(DIRECTIONS) Write out the data below exactly, from its first line to the line containing "if (strip3_fault_take(&f3) != hipSuccess", that line included.

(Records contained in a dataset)
=-=-=-=-=
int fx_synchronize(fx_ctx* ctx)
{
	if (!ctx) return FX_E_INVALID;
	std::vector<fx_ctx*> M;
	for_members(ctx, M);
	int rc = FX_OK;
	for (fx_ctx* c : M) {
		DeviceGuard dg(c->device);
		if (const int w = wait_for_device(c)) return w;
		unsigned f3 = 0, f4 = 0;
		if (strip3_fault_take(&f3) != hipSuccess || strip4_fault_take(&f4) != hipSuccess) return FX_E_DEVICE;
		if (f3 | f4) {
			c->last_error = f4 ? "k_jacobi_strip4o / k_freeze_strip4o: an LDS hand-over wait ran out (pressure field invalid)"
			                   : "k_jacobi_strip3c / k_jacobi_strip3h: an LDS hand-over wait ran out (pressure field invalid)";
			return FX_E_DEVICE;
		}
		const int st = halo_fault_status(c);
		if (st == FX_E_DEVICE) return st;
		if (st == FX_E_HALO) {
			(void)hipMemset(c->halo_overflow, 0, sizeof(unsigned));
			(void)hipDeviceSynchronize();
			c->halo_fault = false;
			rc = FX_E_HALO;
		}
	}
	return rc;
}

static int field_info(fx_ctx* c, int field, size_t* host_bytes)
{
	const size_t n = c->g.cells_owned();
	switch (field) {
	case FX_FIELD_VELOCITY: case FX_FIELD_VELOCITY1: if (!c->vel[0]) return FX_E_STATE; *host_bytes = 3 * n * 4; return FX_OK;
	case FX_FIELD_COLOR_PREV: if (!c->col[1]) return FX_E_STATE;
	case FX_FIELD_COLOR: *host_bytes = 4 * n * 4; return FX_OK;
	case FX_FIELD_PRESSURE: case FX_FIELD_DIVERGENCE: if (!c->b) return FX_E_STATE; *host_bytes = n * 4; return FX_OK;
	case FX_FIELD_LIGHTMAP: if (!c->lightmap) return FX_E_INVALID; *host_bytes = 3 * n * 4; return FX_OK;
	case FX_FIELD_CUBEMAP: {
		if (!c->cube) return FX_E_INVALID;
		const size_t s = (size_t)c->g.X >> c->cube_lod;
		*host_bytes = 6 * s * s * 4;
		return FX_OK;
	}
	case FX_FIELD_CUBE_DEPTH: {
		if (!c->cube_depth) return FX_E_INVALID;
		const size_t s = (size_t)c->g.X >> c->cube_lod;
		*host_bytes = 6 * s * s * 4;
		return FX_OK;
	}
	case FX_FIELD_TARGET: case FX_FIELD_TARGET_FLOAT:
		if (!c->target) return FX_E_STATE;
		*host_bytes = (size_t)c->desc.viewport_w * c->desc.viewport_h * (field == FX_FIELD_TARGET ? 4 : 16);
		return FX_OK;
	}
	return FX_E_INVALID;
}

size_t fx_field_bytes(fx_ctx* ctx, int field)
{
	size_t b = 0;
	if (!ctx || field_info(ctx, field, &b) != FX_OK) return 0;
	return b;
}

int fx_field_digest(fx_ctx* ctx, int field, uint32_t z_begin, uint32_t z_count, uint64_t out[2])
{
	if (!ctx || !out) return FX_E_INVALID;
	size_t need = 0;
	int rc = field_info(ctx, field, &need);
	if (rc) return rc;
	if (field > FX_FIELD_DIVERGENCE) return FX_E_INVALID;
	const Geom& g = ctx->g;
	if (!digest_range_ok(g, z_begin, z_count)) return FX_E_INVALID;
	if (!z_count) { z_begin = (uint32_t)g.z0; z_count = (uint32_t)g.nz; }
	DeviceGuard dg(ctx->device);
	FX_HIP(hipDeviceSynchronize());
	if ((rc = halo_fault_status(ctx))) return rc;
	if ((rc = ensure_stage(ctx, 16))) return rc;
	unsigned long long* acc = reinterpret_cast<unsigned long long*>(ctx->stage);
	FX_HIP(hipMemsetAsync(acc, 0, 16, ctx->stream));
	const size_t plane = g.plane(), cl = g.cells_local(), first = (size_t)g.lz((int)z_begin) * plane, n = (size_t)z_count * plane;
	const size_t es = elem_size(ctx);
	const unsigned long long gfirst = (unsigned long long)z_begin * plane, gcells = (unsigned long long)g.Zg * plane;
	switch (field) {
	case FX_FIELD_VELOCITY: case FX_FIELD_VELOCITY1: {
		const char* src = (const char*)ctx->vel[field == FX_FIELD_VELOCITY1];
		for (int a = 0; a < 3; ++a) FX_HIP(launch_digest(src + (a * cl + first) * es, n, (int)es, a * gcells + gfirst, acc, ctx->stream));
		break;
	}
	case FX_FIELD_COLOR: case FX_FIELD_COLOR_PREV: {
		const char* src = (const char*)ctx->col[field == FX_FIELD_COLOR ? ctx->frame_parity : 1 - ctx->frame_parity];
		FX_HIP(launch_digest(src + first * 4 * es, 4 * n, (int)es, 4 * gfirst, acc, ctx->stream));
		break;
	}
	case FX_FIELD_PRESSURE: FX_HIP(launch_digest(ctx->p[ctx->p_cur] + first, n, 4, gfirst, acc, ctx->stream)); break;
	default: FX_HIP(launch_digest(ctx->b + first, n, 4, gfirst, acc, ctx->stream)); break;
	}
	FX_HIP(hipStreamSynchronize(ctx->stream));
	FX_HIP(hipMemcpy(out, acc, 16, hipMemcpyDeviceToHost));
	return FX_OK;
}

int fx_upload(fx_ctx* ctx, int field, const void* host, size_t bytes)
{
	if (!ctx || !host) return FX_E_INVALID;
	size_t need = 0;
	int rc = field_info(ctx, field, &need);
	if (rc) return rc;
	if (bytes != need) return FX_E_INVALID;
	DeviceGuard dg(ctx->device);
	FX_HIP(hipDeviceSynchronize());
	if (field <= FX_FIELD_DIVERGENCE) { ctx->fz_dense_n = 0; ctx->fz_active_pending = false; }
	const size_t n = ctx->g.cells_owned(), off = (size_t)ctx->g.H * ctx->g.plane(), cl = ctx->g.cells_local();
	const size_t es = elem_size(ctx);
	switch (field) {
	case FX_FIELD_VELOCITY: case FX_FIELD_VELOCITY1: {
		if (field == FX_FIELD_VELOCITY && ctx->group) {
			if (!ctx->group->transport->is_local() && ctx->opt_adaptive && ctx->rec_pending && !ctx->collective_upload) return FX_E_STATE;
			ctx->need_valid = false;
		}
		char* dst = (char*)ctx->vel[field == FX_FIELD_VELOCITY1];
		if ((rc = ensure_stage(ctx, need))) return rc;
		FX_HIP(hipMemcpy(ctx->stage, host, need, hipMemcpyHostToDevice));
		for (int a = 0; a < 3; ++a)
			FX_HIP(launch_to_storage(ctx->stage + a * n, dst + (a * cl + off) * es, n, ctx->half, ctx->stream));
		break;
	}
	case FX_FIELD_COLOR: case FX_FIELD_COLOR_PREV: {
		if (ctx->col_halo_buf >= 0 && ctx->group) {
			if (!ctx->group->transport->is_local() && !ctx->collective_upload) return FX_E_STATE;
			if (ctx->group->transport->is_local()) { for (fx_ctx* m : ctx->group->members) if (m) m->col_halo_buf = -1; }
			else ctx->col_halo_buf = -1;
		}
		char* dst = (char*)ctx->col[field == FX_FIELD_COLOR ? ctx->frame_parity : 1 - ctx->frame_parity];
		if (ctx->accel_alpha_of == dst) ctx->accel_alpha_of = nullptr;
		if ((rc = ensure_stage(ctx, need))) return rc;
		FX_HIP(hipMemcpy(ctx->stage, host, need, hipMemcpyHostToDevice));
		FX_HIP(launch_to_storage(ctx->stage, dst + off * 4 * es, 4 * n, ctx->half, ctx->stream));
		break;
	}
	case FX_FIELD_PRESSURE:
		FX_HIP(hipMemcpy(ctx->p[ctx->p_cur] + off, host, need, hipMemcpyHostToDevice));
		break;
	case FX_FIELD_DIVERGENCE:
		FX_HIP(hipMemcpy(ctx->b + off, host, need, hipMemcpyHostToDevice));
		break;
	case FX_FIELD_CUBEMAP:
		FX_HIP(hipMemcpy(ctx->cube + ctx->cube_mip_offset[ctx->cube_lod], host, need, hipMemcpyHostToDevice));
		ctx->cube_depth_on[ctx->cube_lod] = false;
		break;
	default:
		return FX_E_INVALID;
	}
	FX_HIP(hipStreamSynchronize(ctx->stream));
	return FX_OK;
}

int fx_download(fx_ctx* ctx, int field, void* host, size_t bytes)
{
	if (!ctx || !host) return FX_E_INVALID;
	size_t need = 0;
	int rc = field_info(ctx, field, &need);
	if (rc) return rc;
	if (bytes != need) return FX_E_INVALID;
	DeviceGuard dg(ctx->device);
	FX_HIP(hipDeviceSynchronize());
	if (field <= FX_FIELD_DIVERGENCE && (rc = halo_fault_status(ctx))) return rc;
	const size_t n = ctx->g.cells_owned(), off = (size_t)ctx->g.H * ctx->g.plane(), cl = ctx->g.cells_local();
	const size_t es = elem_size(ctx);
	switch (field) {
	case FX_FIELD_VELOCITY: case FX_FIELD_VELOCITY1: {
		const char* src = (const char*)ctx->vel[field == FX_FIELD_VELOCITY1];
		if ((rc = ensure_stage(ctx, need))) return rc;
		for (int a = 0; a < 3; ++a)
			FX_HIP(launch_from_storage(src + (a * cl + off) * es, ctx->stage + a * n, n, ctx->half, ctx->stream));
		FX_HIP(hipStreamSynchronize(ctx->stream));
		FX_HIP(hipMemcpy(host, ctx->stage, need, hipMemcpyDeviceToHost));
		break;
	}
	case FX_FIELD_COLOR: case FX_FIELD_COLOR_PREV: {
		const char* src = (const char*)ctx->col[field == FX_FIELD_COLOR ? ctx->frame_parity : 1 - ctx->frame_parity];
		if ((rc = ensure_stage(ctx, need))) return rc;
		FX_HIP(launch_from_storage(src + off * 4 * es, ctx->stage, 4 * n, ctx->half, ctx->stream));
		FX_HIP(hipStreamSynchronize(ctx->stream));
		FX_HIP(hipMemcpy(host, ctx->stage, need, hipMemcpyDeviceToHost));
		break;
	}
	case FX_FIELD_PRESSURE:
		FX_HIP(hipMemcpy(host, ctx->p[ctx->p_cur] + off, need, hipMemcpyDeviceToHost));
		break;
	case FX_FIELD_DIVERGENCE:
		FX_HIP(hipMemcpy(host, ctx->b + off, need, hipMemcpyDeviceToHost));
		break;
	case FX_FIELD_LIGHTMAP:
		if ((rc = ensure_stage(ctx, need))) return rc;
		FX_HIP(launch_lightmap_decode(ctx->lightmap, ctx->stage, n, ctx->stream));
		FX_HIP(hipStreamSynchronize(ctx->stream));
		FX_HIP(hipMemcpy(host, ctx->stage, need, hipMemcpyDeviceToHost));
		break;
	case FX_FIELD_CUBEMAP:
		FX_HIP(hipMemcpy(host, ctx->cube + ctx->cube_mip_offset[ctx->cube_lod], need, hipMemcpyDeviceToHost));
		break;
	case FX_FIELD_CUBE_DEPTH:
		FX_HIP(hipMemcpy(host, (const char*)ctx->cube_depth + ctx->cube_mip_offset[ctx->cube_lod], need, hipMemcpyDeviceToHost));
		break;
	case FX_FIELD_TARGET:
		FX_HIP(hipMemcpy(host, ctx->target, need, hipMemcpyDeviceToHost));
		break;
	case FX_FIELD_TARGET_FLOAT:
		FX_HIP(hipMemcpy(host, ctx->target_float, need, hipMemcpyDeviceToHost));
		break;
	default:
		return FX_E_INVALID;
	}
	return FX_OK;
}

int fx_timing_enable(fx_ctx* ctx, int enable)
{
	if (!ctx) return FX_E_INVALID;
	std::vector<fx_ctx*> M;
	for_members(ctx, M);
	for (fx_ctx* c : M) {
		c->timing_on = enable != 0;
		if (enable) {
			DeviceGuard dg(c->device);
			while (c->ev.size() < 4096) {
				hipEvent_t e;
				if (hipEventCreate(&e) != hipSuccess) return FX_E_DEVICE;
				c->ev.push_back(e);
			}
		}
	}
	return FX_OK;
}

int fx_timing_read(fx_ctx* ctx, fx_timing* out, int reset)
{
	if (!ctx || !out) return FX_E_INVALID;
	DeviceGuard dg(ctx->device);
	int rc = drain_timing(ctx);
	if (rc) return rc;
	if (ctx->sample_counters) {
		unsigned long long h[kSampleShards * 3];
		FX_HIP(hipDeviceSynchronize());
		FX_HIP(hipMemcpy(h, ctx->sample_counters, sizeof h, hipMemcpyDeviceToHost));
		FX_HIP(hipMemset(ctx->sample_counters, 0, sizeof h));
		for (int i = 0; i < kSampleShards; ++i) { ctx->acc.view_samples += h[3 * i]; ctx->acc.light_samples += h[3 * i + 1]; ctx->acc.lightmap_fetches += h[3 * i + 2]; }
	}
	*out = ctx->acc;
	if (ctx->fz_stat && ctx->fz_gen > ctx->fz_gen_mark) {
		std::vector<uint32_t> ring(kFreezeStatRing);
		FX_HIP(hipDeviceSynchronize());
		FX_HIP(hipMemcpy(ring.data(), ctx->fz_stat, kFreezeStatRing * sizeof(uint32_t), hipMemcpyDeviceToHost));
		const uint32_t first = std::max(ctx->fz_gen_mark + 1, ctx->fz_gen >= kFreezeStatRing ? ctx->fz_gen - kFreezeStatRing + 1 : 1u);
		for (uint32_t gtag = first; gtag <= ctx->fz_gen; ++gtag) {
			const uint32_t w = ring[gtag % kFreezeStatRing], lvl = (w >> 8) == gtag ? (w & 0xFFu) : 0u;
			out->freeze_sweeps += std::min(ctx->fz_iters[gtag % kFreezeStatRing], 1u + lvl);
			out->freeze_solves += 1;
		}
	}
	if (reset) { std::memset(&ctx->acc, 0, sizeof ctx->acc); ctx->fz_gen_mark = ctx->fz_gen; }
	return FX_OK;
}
=-=-=-=-=
(ANSWER BOX)
int fx_synchronize(fx_ctx* ctx)
{
	if (!ctx) return FX_E_INVALID;
	std::vector<fx_ctx*> M;
	for_members(ctx, M);
	int rc = FX_OK;
	for (fx_ctx* c : M) {
		DeviceGuard dg(c->device);
		if (const int w = wait_for_device(c)) return w;
		unsigned f3 = 0, f4 = 0;
		if (strip3_fault_take(&f3) != hipSuccess || strip4_fault_take(&f4) != hipSuccess) return FX_E_DEVICE;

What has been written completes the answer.